А еще эти трое заключенных – Парин, Раков и Андреев – написали двухтомный труд "Новейший Плутарх" – гротескные вымышленные биографии самых разнообразных деятелей. Л.Л.Раков снабдил это уникальное произведение чудесными рисунками.

А о плохом Даниил рассказывал, например, так: "Знаешь, носовые платки – великая вещь! Если один подстелить под себя, а другой – сверху, кажется, что не так холодно".

* * *

Теперь я должна попытаться написать о самом главном, о том, что является основой творчества Даниила Андреева, в том числе и истоком книги "Русские боги".

Сделать это трудно, потому что придется говорить о вещах недоказуемых. Те, для кого мир не исчерпывается видимым и осязаемым (в крайнем случае, логически доказуемым), для кого иная реальность – не меньшая реальность, чем окружающая материальная, поверят без доказательств. Если наш мир не единственный, а есть и другие, значит, между ними возможно взаимопроникновение – что же тут доказываь?

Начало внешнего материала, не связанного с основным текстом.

# mhauskn/dqn-hfo

Hardware: AMD Instinct MI355X
Metric: DQN updates/sec, 1v0 HFO, 4x1024 MLP, minibatch 256 (higher is better)
Workload: dtype f32; 1 GPU; BASELINE configs[1]: 1v0 HFO, 1 MI355X, 4x1024 actor-critic, minibatch 256, 1M-transition device replay; replay_transitions=1000000, state_size=58, minibatch=256, minibatch_per_gpu=256, global_minibatch=256, parallelism=single, hip_graph=True, prewarm_updates=992, tuning_flags=0, sampling=on-device Philox, uniform with replacement

## Files before the change

### dqn-hfo_amd/capi.py

```python
import ctypes as C
import os

from ._build import LIB, build

MAX_HIDDEN = 8
DP_ID_BYTES = 128
DP_PER_LAYER, DP_HALF_GRADS, DP_SHARD_OPT = 1, 2, 4
DP_UNVERIFIED_OK = 256
TUNE_FP16_WGRAD_PER_LAYER = 1
TUNE_SEPARATE_HEAD_SEED = 2
TUNE_BWD_UNSHIFTED = 4
TUNE_SEPARATE_ACTOR_HEAD_BWD = 8
TUNE_SEPARATE_Q_TRAIN = 16
TUNE_SEPARATE_FIRST_LAYER = 32
TUNE_SEPARATE_CRITIC_FIRST_LAYERS = 64
TUNE_LATE_GATHER = 128
PLAN_FORMS = ("fp16", "data_parallel", "bwd_shifted_critic", "bwd_shifted_actor", "head_wgrad_rides_critic", "head_wgrad_rides_actor",
              "q_train_in_dgrad", "head_seed_fused", "dqda_head_bwd", "critic_l0_rides", "first_layers_merged", "early_gather_l0", "dp_tails_ride", "prioritized")
LOSS_SCALE_STATIC, LOSS_SCALE_DYNAMIC = 0, 1
FP32, FP16 = 0, 1
ACTOR, CRITIC, ACTOR_TARGET, CRITIC_TARGET = 0, 1, 2, 3
KIND_W, KIND_M, KIND_V, KIND_G = 0, 1, 2, 3
SOLVERS = ("Adam", "SGD", "Nesterov", "AdaGrad", "RMSProp", "AdaDelta")


class Config(C.Structure):
    _fields_ = [
        ("struct_size", C.c_int32), ("minibatch", C.c_int32), ("state_size", C.c_int32),
        ("num_hidden", C.c_int32), ("hidden", C.c_int32 * MAX_HIDDEN),
        ("replay_capacity", C.c_int32), ("soft_update_freq", C.c_int32),
        ("gamma", C.c_double), ("beta", C.c_double), ("tau", C.c_double),
        ("actor_lr", C.c_float), ("critic_lr", C.c_float), ("momentum", C.c_float),
        ("momentum2", C.c_float), ("delta", C.c_float), ("clip_gradients", C.c_float),
        ("device", C.c_int32), ("dp_world", C.c_int32), ("dp_rank", C.c_int32), ("use_graph", C.c_int32),
        ("seed", C.c_uint64), ("stream", C.c_void_p), ("grad_arena", C.c_void_p),
        ("grad_arena_bytes", C.c_size_t), ("precision", C.c_int32), ("loss_scale", C.c_float),
        ("solver_type", C.c_int32), ("rms_decay", C.c_float),
        ("tuning_flags", C.c_int32),
        ("loss_scale_mode", C.c_int32), ("loss_scale_growth_interval", C.c_int32),
        ("loss_scale_min_mult", C.c_float), ("loss_scale_max_mult", C.c_float),
    ]


class LossScaleState(C.Structure):
    _fields_ = [("struct_size", C.c_int32), ("mode", C.c_int32), ("mult_critic", C.c_float), ("mult_actor", C.c_float),
                ("good_critic", C.c_int32), ("good_actor", C.c_int32), ("backoffs_critic", C.c_int32), ("backoffs_actor", C.c_int32),
                ("growths_critic", C.c_int32), ("growths_actor", C.c_int32), ("skipped_steps", C.c_int32), ("reserved", C.c_int32)]


class UpdatePlan(C.Structure):
    _fields_ = [("struct_size", C.c_int32), ("forms", C.c_int32), ("launches_single", C.c_int32), ("launches_graph_first", C.c_int32),
                ("launches_in_graph", C.c_int32), ("updates_per_graph", C.c_int32), ("collectives", C.c_int32), ("solver_type", C.c_int32)]


class PerConfig(C.Structure):
    _fields_ = [("struct_size", C.c_int32), ("alpha", C.c_float), ("beta0", C.c_float), ("beta_anneal_iters", C.c_int32),
                ("eps", C.c_float), ("seed", C.c_uint64)]


class PerState(C.Structure):
    _fields_ = [("struct_size", C.c_int32), ("enabled", C.c_int32), ("levels", C.c_int32), ("size", C.c_int32),
                ("total", C.c_float), ("p_max", C.c_float), ("beta_now", C.c_float), ("reserved", C.c_float),
                ("next_counter", C.c_uint64), ("syncs", C.c_int64)]


class StateInfo(C.Structure):
    _fields_ = [("struct_size", C.c_int32), ("version", C.c_int32), ("flags", C.c_int32), ("precision", C.c_int32), ("minibatch", C.c_int32),
                ("state_size", C.c_int32), ("num_hidden", C.c_int32), ("hidden", C.c_int32 * MAX_HIDDEN), ("replay_capacity", C.c_int32),
                ("memory_size", C.c_int32), ("actor_iter", C.c_int32), ("critic_iter", C.c_int32), ("has_memory", C.c_int32),
                ("has_per", C.c_int32), ("has_loss_scale", C.c_int32), ("seed", C.c_uint64), ("update_counter", C.c_uint64),
                ("user_bytes", C.c_uint64), ("file_bytes", C.c_uint64), ("solver_type", C.c_int32), ("rms_decay", C.c_float)]


STATE_NO_MEMORY = 1

DIAG_BINS = 64
DIAG_MAX_BLOBS = 2 * (2 * MAX_HIDDEN + 4)
DIAG_MAX_PANELS = 5 * MAX_HIDDEN


class DiagMoments(C.Structure):
    _fields_ = [("count", C.c_int64), ("n_zero", C.c_int64), ("n_nonfinite", C.c_int64), ("sum_abs", C.c_double), ("sum_sq", C.c_double),
                ("max_abs", C.c_float), ("reserved", C.c_float)]


class DiagBlob(C.Structure):
    _fields_ = [("net", C.c_int32), ("layer", C.c_int32), ("is_bias", C.c_int32), ("reserved", C.c_int32),
                ("w", DiagMoments), ("g", DiagMoments), ("lag", DiagMoments), ("step", DiagMoments), ("g_hist", C.c_int32 * DIAG_BINS)]


class DiagPanel(C.Structure):
    _fields_ = [("pass_", C.c_int32), ("layer", C.c_int32), ("rows", C.c_int32), ("cols", C.c_int32), ("n_negative", C.c_int64),
                ("dead_units", C.c_int32), ("reserved", C.c_int32), ("a", DiagMoments), ("hist", C.c_int32 * DIAG_BINS)]


class DiagRow(C.Structure):
    _fields_ = [("min", C.c_float), ("max", C.c_float), ("sum", C.c_double), ("sum_sq", C.c_double), ("n_nonfinite", C.c_int64)]


class DiagAction(C.Structure):
    _fields_ = [("min", C.c_float), ("max", C.c_float), ("sum", C.c_double), ("n_out_of_bounds", C.c_int64)]


class DiagReport(C.Structure):
    _fields_ = [("struct_size", C.c_int32), ("n_blobs", C.c_int32), ("n_panels", C.c_int32), ("has_per", C.c_int32),
                ("blobs", DiagBlob * DIAG_MAX_BLOBS), ("panels", DiagPanel * DIAG_MAX_PANELS),
                ("q_target", DiagRow), ("y", DiagRow), ("q_train", DiagRow), ("q_policy", DiagRow), ("td", DiagRow),
                ("n_terminal", C.c_int64), ("actor_out", DiagAction * 10),
                ("dq_da_sum_abs", C.c_double), ("dq_da_max_abs", C.c_float), ("per_w_min", C.c_float), ("per_w_sum", C.c_double),
                ("per_prob_min", C.c_float), ("per_td_abs_max", C.c_float), ("actor_iter", C.c_int32), ("critic_iter", C.c_int32),
                ("critic_loss", C.c_float), ("avg_q", C.c_float), ("grad_norm", C.c_double * 2), ("clip_scale", C.c_double * 2),
                ("fp16", C.c_int32), ("loss_scale_mode", C.c_int32), ("loss_scale_critic", C.c_float), ("loss_scale_dqda", C.c_float),
                ("loss_scale_actor", C.c_float), ("mult_critic", C.c_float), ("mult_actor", C.c_float), ("reserved", C.c_int32)]

fp = C.POINTER(C.c_float)
ip = C.POINTER(C.c_int32)
up = C.POINTER(C.c_uint8)
H = C.c_void_p
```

Те, для кого Вселенная ограничивается видимым, слышимым и осязаемым – не поверят.

Я говорила о моментах в жизни Даниила Леонидовича, когда в мир "этот" мощно врывался мир "иной". В тюрьме эти прорывы стали частыми, и постепенно перед ним возникла система Вселенной и категорическое требование: посвятить свой поэтический дар вести об этой системе.

Иногда такие состояния посещали его во сне, иногда на грани сна, иногда наяву. Во сне по мирам иным (из того, что он понял и сказал мне) его водили Лермонтов, Достоевский и Блок – такие, каковы они сейчас.

Так родились три его основных произведения: "Роза Мира", "Русские боги", "Железная мистерия". Они все – об одном и том же: о структуре мироздания и о пронизывающей эту структуру борьбе Добра и Зла.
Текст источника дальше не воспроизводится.